On 29 April 2019, we searched the Cochrane Neuromuscular Specialised Register, CENTRAL, MEDLINE, Embase, CINAHL Plus, and PEDro. We searched the following registers of clinical trials for ongoing and recently completed trials: the World Health Organization (WHO) International Clinical Trials Registry Platform (ICTRP, apps.who.int/trialsearch), and ClinicalTrials.gov (clinicaltrials.gov). We searched conference proceedings and other grey literature in the BIOSIS databases and System for Information on Grey Literature in Europe (OpenGrey, opengrey.eu). We searched guidelines via the Turning Research Into Practice database (TRIP, tripdatabase.com) and National Guideline Clearinghouse (guideline.gov). We did not apply language restrictions.
We considered randomised or quasi-randomised trials for inclusion in the review if they involved participants diagnosed with ITW gait in the absence of a medical condition known to cause toe walking, or associated with toe walking. As there is no universally accepted age group for ITW, this review includes ITW at any age, who have been toe walking for more than six months, who can or cannot walk with a heel-toe gait, and who may or may not have limited dorsiflexion of the ankle joint.
We used standard Cochrane methodological procedures. The primary outcome was improvement in toe walking (defined as greater than 50% of time spent heel-toe walking). Secondary outcomes were active and passive range of motion of the ankle joint, pain, recurrence of ITW after treatment, and adverse events. We assessed the certainty of the evidence using the GRADE framework.

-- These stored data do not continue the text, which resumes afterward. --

constexpr int kFin = 128;
constexpr int kGroups = 16;
constexpr int kThreads = kGroups * 32;
constexpr int kTileLd = kFin + 4;

constexpr int kFPlanes = 3;

struct FusedArgs {
  const int32_t* rowptr;
  const int32_t* rows;
  int64_t n_rows;
  const int4* items;
  int64_t n_items;
// ... 6 lines not shown
  int64_t ld_x;
  const float* W;
  int F_in;
  int F_out;
  const float* bias;
  float* out;
  int64_t ld_o;
  float* partials;
  float* agg_out;
  int64_t ld_agg;
  int pre_gin;
  int accumulate;
  int share_gpu;
  int relu;
  float gin_scale;
  int64_t n_short_end;
  const int4* tpack;
  const float2* tw;
  int64_t n_tiny;
  int64_t n_tiny2;
  const float* x2b;
  int32_t n_x1;
  bool cu_split;
};


template <bool NARROW, typename Args>
__device__ __forceinline__ void load_w128(const Args& a, bool w_ok, int n_col, int q, bf16x8_t (&wfh)[4],
                                          bf16x8_t (&wfm)[4], bf16x8_t (&wfl)[4]) {
  auto wv = [&](int k) { return w_ok && (!NARROW || k < a.F_in) ? a.W[int64_t(k) * a.F_out + n_col] : 0.0f; };
#pragma unroll
  for (int s = 0; s < 4; ++s) {
    u32x4_t ph, pm, pl;
#pragma unroll
    for (int j = 0; j < 8; j += 2) {
      const float v0 = wv(32 * q + 8 * s + j), v1 = wv(32 * q + 8 * s + j + 1);
      uint32_t h, m_, l;
      split3_pair(v0, v1, h, m_, l);
      ph[j / 2] = h;
      pm[j / 2] = m_;
      pl[j / 2] = l;
    }
    wfh[s] = __builtin_bit_cast(bf16x8_t, ph);
    wfm[s] = __builtin_bit_cast(bf16x8_t, pm);
    wfl[s] = __builtin_bit_cast(bf16x8_t, pl);
  }
// ... 558 lines not shown
        vload<4>(xv, a.x + int64_t(row) * a.ld_x + (!NARROW || lane * 4 < a.F_in ? lane * 4 : 0));
#pragma unroll
        for (int k = 0; k < 4; ++k) acc[k] = __fadd_rn(__fmul_rn(a.gin_scale, xv[k]), acc[k]);
      }
#pragma unroll
      for (int k = 0; k < 4; ++k) vrow[g][lane * 4 + k] = acc[k];
      if (a.agg_out && (!NARROW || lane * 4 < a.F_in)) vstore<4>(a.agg_out + int64_t(row) * a.ld_agg + lane * 4, acc);
    }
    __syncthreads();
    if (row >= 0) {
      for (int c = lane; c < a.F_out; c += 32) {
        float s = 0.0f;
        for (int k = 0; k < (NARROW ? a.F_in : kFin); ++k) s = fmaf(vrow[g][k], a.W[int64_t(k) * a.F_out + c], s);
        float v = s + (a.bias ? a.bias[c] : 0.0f);
        if (a.accumulate) v = __fadd_rn(a.out[int64_t(row) * a.ld_o + c], v);
        if (a.relu) v = fmaxf(v, 0.0f);
        a.out[int64_t(row) * a.ld_o + c] = v;
      }
    }
    __syncthreads();
  }
}

inline int fused_fork_mode() {
  const char* h = getenv("KGX_FUSED_FORK");
  return h ? atoi(h) : 0;
}

inline unsigned fused_grid(const FusedArgs& a, int64_t need, int64_t full) {
  const int64_t cap = a.share_gpu ? shared_cap(full) : full;
  return unsigned(need < cap ? need : cap);
}

template <int RED, bool W, bool TWO, bool NARROW>
int launch_short(const FusedArgs& a, hipStream_t s, int cus) {
  auto k = spmm_gemm_short_kernel<RED, W, TWO, NARROW>;
  const int64_t need = (a.n_short_end - a.n_long + kShortRows - 1) / kShortRows;
  hipLaunchKernelGGL(k, dim3(fused_grid(a, need, occupancy_blocks(k, kThreads, 2, cus))), dim3(kThreads), 0, s, a);
  KGX_CHECK_LAUNCH();
  return KGX_OK;
}

template <int RED, bool W, bool TWO, bool NARROW>
int launch_tiny(const FusedArgs& a, hipStream_t s, int cus) {
  const bool extra = a.pre_gin || a.agg_out;
  for (int part = 0; part < 2; ++part) {
// ... 1 lines not shown
    b.tpack = a.tpack + (part ? a.n_tiny2 : 0);
    b.tw = a.tw ? a.tw + (part ? a.n_tiny2 : 0) : nullptr;
    b.n_tiny = part ? a.n_tiny - a.n_tiny2 : a.n_tiny2;
    if (b.n_tiny <= 0) continue;
    auto k = part ? (extra ? spmm_gemm_tiny_kernel<RED, W, true, 1, TWO, NARROW>
                           : spmm_gemm_tiny_kernel<RED, W, false, 1, TWO, NARROW>)
                  : (extra ? spmm_gemm_tiny_kernel<RED, W, true, 2, TWO, NARROW>
                           : spmm_gemm_tiny_kernel<RED, W, false, 2, TWO, NARROW>);
    const int rows = part ? tiny_rows<1>() : tiny_rows<2>();
    const int64_t need = (b.n_tiny + rows - 1) / rows;
    hipLaunchKernelGGL(k, dim3(fused_grid(a, need, cus > 0 ? cus : cu_count())), dim3(kTinyThreads), 0, s, b);
    KGX_CHECK_LAUNCH();
  }
  return KGX_OK;
}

Four studies, comprising 104 participants, met the inclusion criteria. One study did not report data within the appropriate follow-up timeframe and data from two studies were insufficient for analysis. The single study from which we extracted data had 47 participants and was a randomised, controlled, parallel-group trial conducted in Sweden. It tested the hypothesis that combined treatment with serial casting and botulinum toxin type A (BTX) was more effective than serial casting alone in reducing ITW gait.

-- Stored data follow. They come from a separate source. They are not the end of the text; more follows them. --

_i64, _i32, _f32, _vp, _u64 = C.c_int64, C.c_int, C.c_float, C.c_void_p, C.c_uint64
_SIGS = {
    "mmrca_gemm": [_vp] * 6 + [_i64] * 6 + [_i32] * 6 + [_vp],
    "mmrca_gemm_colsum": [_vp] * 7 + [_i64] * 6 + [_i32] * 5 + [_vp],
    "mmrca_gemm_rows": [_vp] * 7 + [_i64] * 8 + [_i32] * 5 + [_vp],
    "mmrca_gemm_splitk": [_vp] * 4 + [_i64] * 7 + [_i32] * 2 + [_vp],
    "mmrca_gemm_streamk_workspace": [_vp, _i64, _vp],
    "mmrca_gemm_streamk_config": [_i32, _i32, _i32],
    "mmrca_gemm_x3": [_vp] * 10 + [_i64] * 6 + [_i32] * 5 + [_vp],
    "mmrca_gemm_splitk_x3": [_vp] * 6 + [_i64] * 7 + [_i32] * 2 + [_vp],
    "mmrca_split_f32": [_vp, _vp, _vp, _i64, _vp],
    "mmrca_sgd_step_x3": [_vp, _vp, _vp, _vp, _i64, _f32, _f32, _f32, _vp],
    "mmrca_adamw_step_x3": [_vp] * 6 + [_i64] + [_f32] * 5 + [_i32, _f32, _vp],
    "mmrca_nchw_to_rows": [_vp, _vp, _i32, _i32, _i32, _i32, _i32, _vp],
    "mmrca_im2row3x3": [_vp, _vp, _i32, _i32, _i32, _i32, _i32, _i64, _i32, _vp],
    "mmrca_col2im3x3": [_vp, _vp, _i32, _i32, _i32, _i32, _i32, _i64, _i32, _vp],
    "mmrca_im2row3x3_tap": [_vp, _vp, _i32, _i32, _i32, _i32, _i32, _i64, _i32, _vp],
    "mmrca_col2im3x3_tap": [_vp, _vp, _i32, _i32, _i32, _i32, _i32, _i64, _i32, _vp],
    "mmrca_dwconv3x3_fwd": [_vp, _vp, _vp, _i32, _i32, _i32, _i32, _i32, _i32, _vp],
    "mmrca_dwconv3x3_bwd_ws": [_vp, _vp, _vp, _vp, _vp, _i32, _i32, _i32, _i32, _i32, _i32, _vp, _i64, _vp],
    "mmrca_dwconv3x3_bwd": [_vp, _vp, _vp, _vp, _vp, _i32, _i32, _i32, _i32, _i32, _i32, _vp],
    "mmrca_conv3x3_fwd": [_vp, _vp, _vp, _vp, _vp, _vp, _i32, _i32, _i32, _i32, _i32, _i32, _vp],
    "mmrca_conv_bn_finish": [_vp, _vp, _vp, _i32, _i32, _i32, _vp, _vp, _vp, _vp, _i32, _f32, _f32, _vp],
    "mmrca_conv3x3_wgrad": [_vp, _vp, _vp, _i32, _i32, _i32, _i32, _i32, _i32, _vp],
    "mmrca_gemm_bnstats": [_vp, _vp, _vp, _i64, _i64, _i64, _i64, _i64, _i64, _i32, _vp, _vp, _vp, _vp],
    "mmrca_bn_finish_sums": [_vp, _vp, _vp, _i64, _i64, _vp, _vp, _vp, _vp, _i32, _f32, _f32, _vp],
    "mmrca_bn_act_bwd_sums": [_vp, _vp, _vp, _vp, _vp, _vp, _vp, _vp, _vp, _vp, _i64, _i32, _i32, _i32, _i32, _vp],
    "mmrca_se_dx": [_vp, _vp, _vp, _vp, _i32, _i32, _i32, _i32, _vp, _vp, _vp, _vp, _vp, _i32, _vp, _vp],
    "mmrca_bn_act_fwd_res": [_vp, _vp, _vp, _vp, _vp, _vp, _vp, _vp, _i64, _i32, _i32, _i64, _i32, _vp],
    "mmrca_bn_moments": [_vp, _vp, _vp, _vp, _i64, _i32, _i64, _i32, _vp],
    "mmrca_bn_act_fwd_fin": [_vp] * 13 + [_i64, _i32, _i32, _i64, _f32, _f32, _i32, _vp],
    "mmrca_bn_stats": [_vp, _vp, _vp, _vp, _vp, _i64, _i32, _i64, _f32, _f32, _i32, _i32, _vp],
    "mmrca_bn_stats_ws": [_vp, _vp, _vp, _vp, _vp, _i64, _i32, _i64, _f32, _f32, _i32, _i32, _vp, _i64, _i32, _vp],
    "mmrca_bn_stats_fused": [_vp, _vp, _vp, _vp, _vp, _i64, _i32, _i64, _f32, _f32, _i32, _vp, _i32, _vp],
    "mmrca_bn_act_bwd_ws": [_vp] * 10 + [_i64, _i32, _i32, _i32, _i32, _vp, _i64, _i32, _vp],
    "mmrca_bn_act_fwd": [_vp] * 6 + [_i64, _i32, _i32, _i32, _vp],
    "mmrca_bn_act_bwd": [_vp] * 10 + [_i64, _i32, _i32, _i32, _i32, _vp],
    "mmrca_rowpool_mean": [_vp, _vp, _i32, _i32, _i32, _i32, _vp],
    "mmrca_rowpool_mean_bwd": [_vp, _vp, _i32, _i32, _i32, _i32, _i32, _vp],
    "mmrca_se_scale_fwd": [_vp, _vp, _vp, _i32, _i32, _i32, _i32, _vp],
    "mmrca_se_mlp_fwd": [_vp] * 9 + [_i32] * 4 + [_vp],
    "mmrca_se_mlp_bwd": [_vp] * 16 + [_i32] * 4 + [_vp],
    "mmrca_se_scale_bwd": [_vp] * 5 + [_i32, _i32, _i32, _i32, _vp],
    "mmrca_bias_act_fwd": [_vp, _vp, _vp, _i64, _i32, _i32, _i32, _vp],
    "mmrca_bias_act_bwd": [_vp] * 5 + [_i64, _i32, _i32, _i32, _vp],
    "mmrca_residual_add": [_vp, _vp, _vp, _vp, _i32, _i64, _i32, _vp],
    "mmrca_maxpool3x3s2_fwd": [_vp, _vp, _vp, _i32, _i32, _i32, _i32, _i32, _vp],
    "mmrca_maxpool3x3s2_bwd": [_vp, _vp, _vp, _i32, _i32, _i32, _i32, _i32, _vp],
    "mmrca_channel_gather": [_vp, _vp, _vp, _i64, _i32, _i32, _i64, _i32, _i32, _vp],
    "mmrca_channel_interleave2": [_vp, _i64, _vp, _vp, _i64, _i32, _i32, _vp],
    "mmrca_channel_deinterleave2": [_vp, _vp, _i64, _vp, _i64, _i32, _i32, _vp],
    "mmrca_image_preprocess": [_vp, _vp, _vp, _i32, _i32, _i32, _vp, _vp, _vp],
    "mmrca_image_rotate_crop": [_vp, _vp, _i32, _i32, _vp],
    "mmrca_image_resize_u8": [_vp, _vp, _vp, _i32, _i32, _i32, _vp],
    "mmrca_image_augment": [_vp, _vp, _vp, _vp, _i32, _i32, _i32, _vp, _vp, _vp],
    "mmrca_colsum_accum": [_vp, _vp, _i64, _i64, _i64, _i32, _vp],
    "mmrca_gelu_bwd": [_vp, _vp, _vp, _i64, _i32, _vp],
    "mmrca_gelu_bwd_colsum": [_vp, _vp, _vp, _vp, _i64, _i64, _i64, _i32, _vp],
    "mmrca_mha_fwd": [_vp] * 4 + [_i32] * 4 + [_f32, _f32, _u64, _vp, _i32, _i32, _vp],
    "mmrca_mha_fwd_planes": [_vp] * 6 + [_i32] * 4 + [_f32, _f32, _u64, _vp, _vp],
    "mmrca_mha_fwd_planes_in": [_vp] * 7 + [_i32] * 4 + [_f32, _f32, _u64, _vp, _vp],
    "mmrca_mha_fwd_x3": [_vp] * 6 + [_i32] * 4 + [_f32, _f32, _u64, _vp, _vp],
    "mmrca_mha_bwd": [_vp] * 6 + [_i32] * 4 + [_f32, _f32, _u64, _vp, _i32, _i32, _vp],
    "mmrca_mha_bwd_colsum": [_vp] * 7 + [_i64] + [_i32] * 4 + [_f32, _f32, _u64, _vp, _i32, _i32, _vp],
    "mmrca_mha_cross_fwd": [_vp, _i64, _vp, _i64, _vp, _i64, _vp, _i64] + [_i32] * 5 + [_f32, _f32, _u64, _i32, _i32, _vp],
    "mmrca_mha_cross_fwd_x3": [_vp, _i64, _vp, _i64, _vp, _i64, _vp, _vp, _i64] + [_i32] * 5 + [_f32, _f32, _u64, _vp],
    "mmrca_mha_cls_fwd": [_vp] * 4 + [_i32] * 4 + [_f32, _f32, _u64, _vp, _i32, _vp],
    "mmrca_mha_cls_bwd": [_vp] * 6 + [_i32] * 4 + [_f32, _f32, _u64, _vp, _i32, _vp],
    "mmrca_add_layernorm_fwd": [_vp] * 8 + [_i64, _i32, _i64, _i64, _f32, _f32, _u64, _f32, _u64, _i32, _vp],
    "mmrca_add_layernorm_fwd_x3": [_vp] * 10 + [_i64, _i32, _i64, _i64, _f32, _f32, _u64, _f32, _u64, _vp],
    "mmrca_layernorm_bwd": [_vp] * 9 + [_i64, _i32, _i64, _i64, _i64, _f32, _u64, _f32, _u64, _vp, _vp, _vp, _i32, _vp],
    "mmrca_layernorm_bwd_mixed": [_vp] * 9 + [_i64, _i32, _i64, _i64, _i64, _f32, _u64, _f32, _u64, _vp, _vp, _vp, _vp],
    "mmrca_embed_fwd": [_vp] * 6 + [_i64, _i32, _i32, _vp],
    "mmrca_embed_bwd": [_vp] * 6 + [_i64, _i32, _i32, _i32, _i32, _vp],
    "mmrca_patchify_fwd": [_vp, _vp] + [_i32] * 6 + [_vp],
    "mmrca_vit_assemble_fwd": [_vp] * 4 + [_i32] * 4 + [_vp],
    "mmrca_vit_assemble_bwd": [_vp] * 4 + [_i32] * 4 + [_vp],
    "mmrca_head_fwd": [_vp, _vp, C.POINTER(HeadPtrs), _vp] + [_i32] * 6 + [_f32, _u64, _i32, _vp],
    "mmrca_head_bwd": [_vp, _vp, _vp, C.POINTER(HeadPtrs), C.POINTER(HeadPtrs), _vp, _vp] + [_i32] * 6 + [_f32, _u64, _i32, _vp, _i64, _vp],
    "mmrca_xent_fwd_bwd": [_vp, _vp, _vp, _f32, _vp, _vp, _i32, _i32, _f32, _vp],
    "mmrca_sgd_step": [_vp, _vp, _vp, _i64, _f32, _f32, _f32, _vp],
    "mmrca_adamw_step": [_vp] * 5 + [_i64] + [_f32] * 5 + [_i32, _f32, _vp],
    "mmrca_cast_f32_to_bf16": [_vp, _vp, _i64, _vp],
    "mmrca_seed_epoch_set": [_vp, _u64, _vp],
    "mmrca_sd_rowscale": [_vp, _vp, _i32, _i32, _u64, _vp],
}
EXPORTS = sorted(list(_SIGS) + ["mmrca_last_error", "mmrca_version", "mmrca_debug_set", "mmrca_bn_flat_set", "mmrca_debug_attn_stamps", "mmrca_gemm_splitk_workspace_bytes", "mmrca_gemm_streamk_workspace_bytes",
                                  "mmrca_head_bwd_workspace_bytes", "mmrca_conv3x3_stat_slots", "mmrca_gemm_bnstats_slots"])


def load(build_if_missing: bool = False):
    global _lib
    if _lib is not None:
        return _lib
    if not os.path.exists(LIB_PATH):
        if build_if_missing:
            build_library()
        else:
            raise MmrcaError(f"{LIB_PATH} not found: the HIP extension is required (run __graft_entry__.build()); "
                             "there is no CPU fallback")
    lib = C.CDLL(LIB_PATH)
    for name, args in _SIGS.items():
        fn = getattr(lib, name)
        fn.argtypes = args
        fn.restype = C.c_int
    lib.mmrca_gemm_splitk_workspace_bytes.argtypes = [_i64, _i64]
    lib.mmrca_gemm_splitk_workspace_bytes.restype = _i64
    lib.mmrca_gemm_streamk_workspace_bytes.argtypes = []
    lib.mmrca_gemm_streamk_workspace_bytes.restype = _i64
    lib.mmrca_conv3x3_stat_slots.argtypes = [_i32, _i32, _i32]
    lib.mmrca_conv3x3_stat_slots.restype = _i64
    lib.mmrca_last_error.restype = C.c_char_p
    lib.mmrca_version.restype = C.c_int
    _lib = lib
    return lib


def _check(rc: int, what: str):
    if rc != 0:
        raise MmrcaError(f"{what} failed ({rc}): {load().mmrca_last_error().decode()}")


def dtype_code(dt: torch.dtype) -> int:
    if dt == torch.float32:
        return F32
    if dt == torch.bfloat16:
        return BF16
    raise MmrcaError(f"unsupported dtype {dt}")


def ptr(t: Optional[torch.Tensor]):
    return None if t is None else t.data_ptr()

This study found that more participants treated with BTX improved (defined as toe walking less than 50% of the time, as reported by parents) (risk ratio (RR) 1.21, 95% confidence interval (CI) 0.57 to 2.55; 1 trial, 46 participants; very low-certainty evidence). However, there was little or no difference between groups in passive ankle joint dorsiflexion range of movement on the right with the knee extended (mean difference (MD) -1.48º, 95% CI -4.13 to 1.16; 1 trial, 47 participants), on the right with the knee flexed (MD -0.04º, 95% CI -1.80 to 1.73; 1 trial, 46 participants), on the left with the knee flexed (MD 1.07, 95% CI -1.22 to 3.37), or on the left with the knee extended (MD 0.05, 95% CI -0.91 to 1.91). Nor was there a clear difference between the groups in recurrence of toe-walking gait (assessed via severity of toe walking (graded 1 (mild), 2 (moderate), or 3 (severe)) on gait analysis, analysed as continuous data: MD 0.34 points, 95% CI -0.09 to 0.78; 46 participants). In principle, MDs greater than zero (i.e.) positive values) would favour BTX and casting and negative values would favour casting alone. We have not reported effects as better or worse because all results were from evidence of very low certainty. We downgraded the certainty of evidence because of study limitations (outcome assessment was not blinded) and imprecision. Outcomes of pain and active range of motion were not reported in the included study.

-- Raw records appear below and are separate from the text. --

+    if (EMIT) {
+        np = nmoff[i]; nz = np + i;
+        words = emit_all || nmoff[i + 1] != np;
+        is_head = (kind == 0) && s.head[ref];
+        gprev = i > 0 ? f.g[i - 1] : 0;
+        rcv = kind == 0 ? s.rc[ref] : (kind == 1 ? 'd' : 'r');
+        ov = kind == 0 ? s.order[ref] : s.cand_order[ref];
+        isN = (kind != 0 && ref >= s.S);
+        nr = nonNrank[i];
+    }
+    if (words) {
+        uint64_t rd[W], nk[W], cw[W], mm[W];
+        final_words<W>(s, ref, kind, rd, nk);
+        cons_words<W>(cons2, g, cw);
+        uint32_t cnt = 0;
+#pragma unroll
+        for (int w = 0; w < W; w++) {
+            const uint64_t x = rd[w] ^ cw[w];
+            mm[w] = ((x | (x >> 1) | nk[w]) & 0x5555555555555555ULL) & lowmask_word(2 * s.L, w);
+            cnt += (uint32_t)__popcll(mm[w]);
+        }
+        if (!EMIT) {
+            nm[i] = cnt;
+            nonN[i] = (kind != 0 && ref >= s.S) ? 0u : 1u;
+            if (i + 1 == F) nm[F] = nonN[F] = 0;
+            return;
+        }
+        int prevj = 0;
+#pragma unroll
+        for (int w = 0; w < W; w++) {
+            uint64_t m = mm[w];
+            while (m) {
+                const int b = __ffsll((long long)m) - 1; m &= m - 1;
+                const int j = 32 * w + (b >> 1);
+                const int rb = ((nk[w] >> b) & 1) ? 4 : pc_to_idx((int)((rd[w] >> b) & 3)), cb = pc_to_idx((int)((cw[w] >> b) & 3));
+                noise[nz++] = (uint8_t)enc_noise(cb, rb); noisepos[np++] = (uint8_t)(j - prevj); prevj = j;
+            }
         }
     }
     noise[nz] = '\n';
-    const bool is_head = (kind == 0) && s.head[ref];
-    posb[i] = is_head ? (uint8_t)s.L : (uint8_t)(g - f.g[i - 1]);
-    rcb[i] = kind == 0 ? s.rc[ref] : (kind == 1 ? 'd' : 'r');
-    const uint32_t ov = kind == 0 ? s.order[ref] : s.cand_order[ref];
-    const bool isN = (kind != 0 && ref >= s.S);
-    if (isN) orderN_out[i - nonNrank[i]] = ov; else order_out[nonNrank[i]] = ov;
+    posb[i] = is_head ? (uint8_t)s.L : (uint8_t)(g - gprev);
+    rcb[i] = rcv;
+    if (isN) orderN_out[i - nr] = ov; else order_out[nr] = ov;
 }
 template <bool EMIT> static void launch_noise(harc_amd_ctx *c, const S2Args &a, const FinalArrays &f, const uint64_t *cons2, uint32_t fb, uint32_t F, uint32_t *nm, uint32_t *nonN,
                                               const uint64_t *nmoff, const uint32_t *nonNrank, uint8_t *noise, uint8_t *noisepos, uint8_t *posb, uint8_t *rcb,
-                                              uint32_t *order_out, uint32_t *orderN_out)
-{
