bool conv_fft_supported(const ConvArgs& a, int ks, int circ) {
  Sizes s;
  return a.Cin % CB == 0 && a.Cin >= CB && a.Cout >= 1 && a.B >= 1 && sizes_of(a.H, a.W, ks, &s, circ);
}
static bool operand_form(int np) { return np == kFftBf16x2 || np == kFftFp16x2 || np == kFftFp16x1; }
size_t conv_fft_weight_bytes(int H, int W, int ks, int Cin, int Cout, int np, int circ) {
  Sizes s;
  if (!sizes_of(H, W, ks, &s, circ)) return 0;
  return cgemm_split_w_bytes(np, s.NY * (s.NX / 2 + 1), Cin, Cout);
}
hipError_t conv_fft_pack_weights(const float* w_hwio, void* wf, int H, int W, int ks, int Cin, int Cout, int np, bool round_bf16, hipStream_t st, float* wscale, int circ,
                                 const float* bound_from) {
  Sizes s;
  if (!sizes_of(H, W, ks, &s, circ) || Cin % 16 || !operand_form(np) || (np >= 4 && !wscale) || (np == kFftFp16x1 && Cin % 32)) return hipErrorInvalidValue;
  const int ntl = cgemm_split_ntile(np, Cout), CoutP = padn(Cout, ntl);
  const size_t cpt = 8;
  const dim3 grid((unsigned)(((size_t)Cin / cpt * CoutP + 255) / 256), (unsigned)(s.NX / 2 + 1));
  uint4* dst = static_cast<uint4*>(wf);
  const int rb = round_bf16 ? 1 : 0;
  if (np >= 4 && bound_from) {
    if (hipError_t e = hipMemcpyAsync(wscale, bound_from, sizeof(float), hipMemcpyDeviceToDevice, st); e != hipSuccess) return e;
  } else if (np >= 4) {
    if (hipError_t e = hipMemsetAsync(wscale, 0, 2 * sizeof(float), st); e != hipSuccess) return e;
    const size_t pairs = (size_t)Cin * Cout;
    const dim3 bgrid((unsigned)((pairs + 255) / 256 > 1024 ? 1024 : (pairs + 255) / 256));
    if (ks == 9) hipLaunchKernelGGL(weight_bound_kernel<81>, bgrid, dim3(256), 0, st, w_hwio, pairs, rb, wscale);
    else hipLaunchKernelGGL(weight_bound_kernel<25>, bgrid, dim3(256), 0, st, w_hwio, pairs, rb, wscale);
  }
#define WS_LAUNCH(KS, NPV) hipLaunchKernelGGL((weight_spectra_split_kernel<KS, NPV>), grid, dim3(256), 0, st, w_hwio, dst, Cin, Cout, CoutP, ntl, s.NY, s.NX, rb, wscale)
  if (ks == 9) {
    if (np == 2) WS_LAUNCH(9, 2); else if (np == 4) WS_LAUNCH(9, 4); else WS_LAUNCH(9, 5);
  } else {
    if (np == 2) WS_LAUNCH(5, 2); else if (np == 4) WS_LAUNCH(5, 4); else WS_LAUNCH(5, 5);
  }
#undef WS_LAUNCH
  return hipGetLastError();
}
bool conv_fft_fusable(const ConvArgs& a, int ks, int ks_next) {
  Sizes s, n;
  return sizes_of(a.H, a.W, ks, &s) && sizes_of(a.H, a.W, ks_next, &n) && s.NX == n.NX && a.Cout % CB == 0;
}
static size_t align256(size_t v) { return (v + 255) & ~size_t(255); }
FftHandover16 conv_fft_handover16(int B, int NXH, int H, int C) {
  FftHandover16 h;
  h.words_off = align256((size_t)B * NXH * H * C * 4);
  h.bytes = h.words_off + (size_t)B * H * (C / CB) * sizeof(float);
  return h;
}
size_t conv_fft_handover_bytes(const ConvArgs& a, int ks, bool h16) {
  Sizes s;
  if (!sizes_of(a.H, a.W, ks, &s)) return 0;
  const int NXH = s.NX / 2 + 1;
  const size_t f32 = (size_t)a.B * NXH * a.H * a.Cout * sizeof(cf);
  const size_t b16 = h16 ? conv_fft_handover16(a.B, NXH, a.H, a.Cout).bytes : 0;
  return f32 > b16 ? f32 : b16;
}
bool conv_fft_win_gather_supported(int win, int Cin, bool fft_reg) { return fft_reg && cfft_rows_fwd_win_reg_supported(win, Cin); }
bool conv_fft_win_scatter_supported(int win, int Cout, bool fft_reg) { return fft_reg && win == 32 && Cout % 64 == 0; }
bool conv_fft_pool_fusable(const ConvArgs& a, int ks, int ks_next) {
  Sizes s, n;
  return sizes_of(a.H, a.W, ks, &s) && sizes_of((a.H + 1) / 2, (a.W + 1) / 2, ks_next, &n) && cfft_rows_inv_pool_fwd_supported(s.NX, n.NX, a.Cout);
}
size_t conv_fft_pool_handover_bytes(const ConvArgs& a, int ks_next) {
  Sizes n;
  if (!sizes_of((a.H + 1) / 2, (a.W + 1) / 2, ks_next, &n)) return 0;
  return (size_t)a.B * (n.NX / 2 + 1) * ((a.H + 1) / 2) * a.Cout * sizeof(cf);
}
bool conv_fft_merge_fusable(const ConvArgs& a, int ks, int ks_next, const FftMerge& m, bool fft_reg, bool h16) {
  Sizes s;
  if (!conv_fft_fusable(a, ks, ks_next) || !sizes_of(a.H, a.W, ks, &s)) return false;
  const bool reg = fft_reg && cfft_rows_inv_merge_fwd_reg_supported(s.NX, a, m, (ks - 1) / 2);
  return h16 ? reg : (reg || cfft_rows_inv_merge_fwd_supported(s.NX, a, m));
}
bool conv_fft_geometry(int H, int W, int ks, int B, int Cout, int np, int* NY, int* NX, int* MT, int circ) {
  Sizes s;
  if (!sizes_of(H, W, ks, &s, circ)) return false;
  *NY = s.NY; *NX = s.NX; *MT = cgemm_split_mtile(np, B, Cout);
  return true;
}
size_t conv_fft_logits_weight_bytes(int H, int W, int Cin) {
  Sizes s;
  return sizes_of(H, W, 9, &s) ? cfft_logits_rows_operand_bytes(s.NX, Cin) : 0;
}
hipError_t conv_fft_logits_pack(const float* w_hwio, void* aop, int H, int W, int Cin, int Cout, hipStream_t st, float* wscale) {
  Sizes s;
  if (!sizes_of(H, W, 9, &s) || Cin % 16 || Cout > 16 || !wscale) return hipErrorInvalidValue;
  if (hipError_t e = hipMemsetAsync(wscale, 0, 2 * sizeof(float), st); e != hipSuccess) return e;
  const size_t pairs = (size_t)Cin * Cout;
  const dim3 bgrid((unsigned)((pairs + 255) / 256 > 1024 ? 1024 : (pairs + 255) / 256));
  hipLaunchKernelGGL(weight_bound_kernel<81>, bgrid, dim3(256), 0, st, w_hwio, pairs, 0, wscale);
  if (!cfft_logits_rows_pack(s.NX, w_hwio, aop, Cin, Cout, wscale, st)) return hipErrorInvalidValue;
  return hipGetLastError();
}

In terms of adverse events, calf pain was reported twice in the casting-only group and three times in the BTX group. There were three minor skin problems in each group and one reported case of pain directly after BTX injection. The report did not state if calf pain and skin irritation were from the same or different participants. The study authors reported that adverse events did not alter treatment adherence.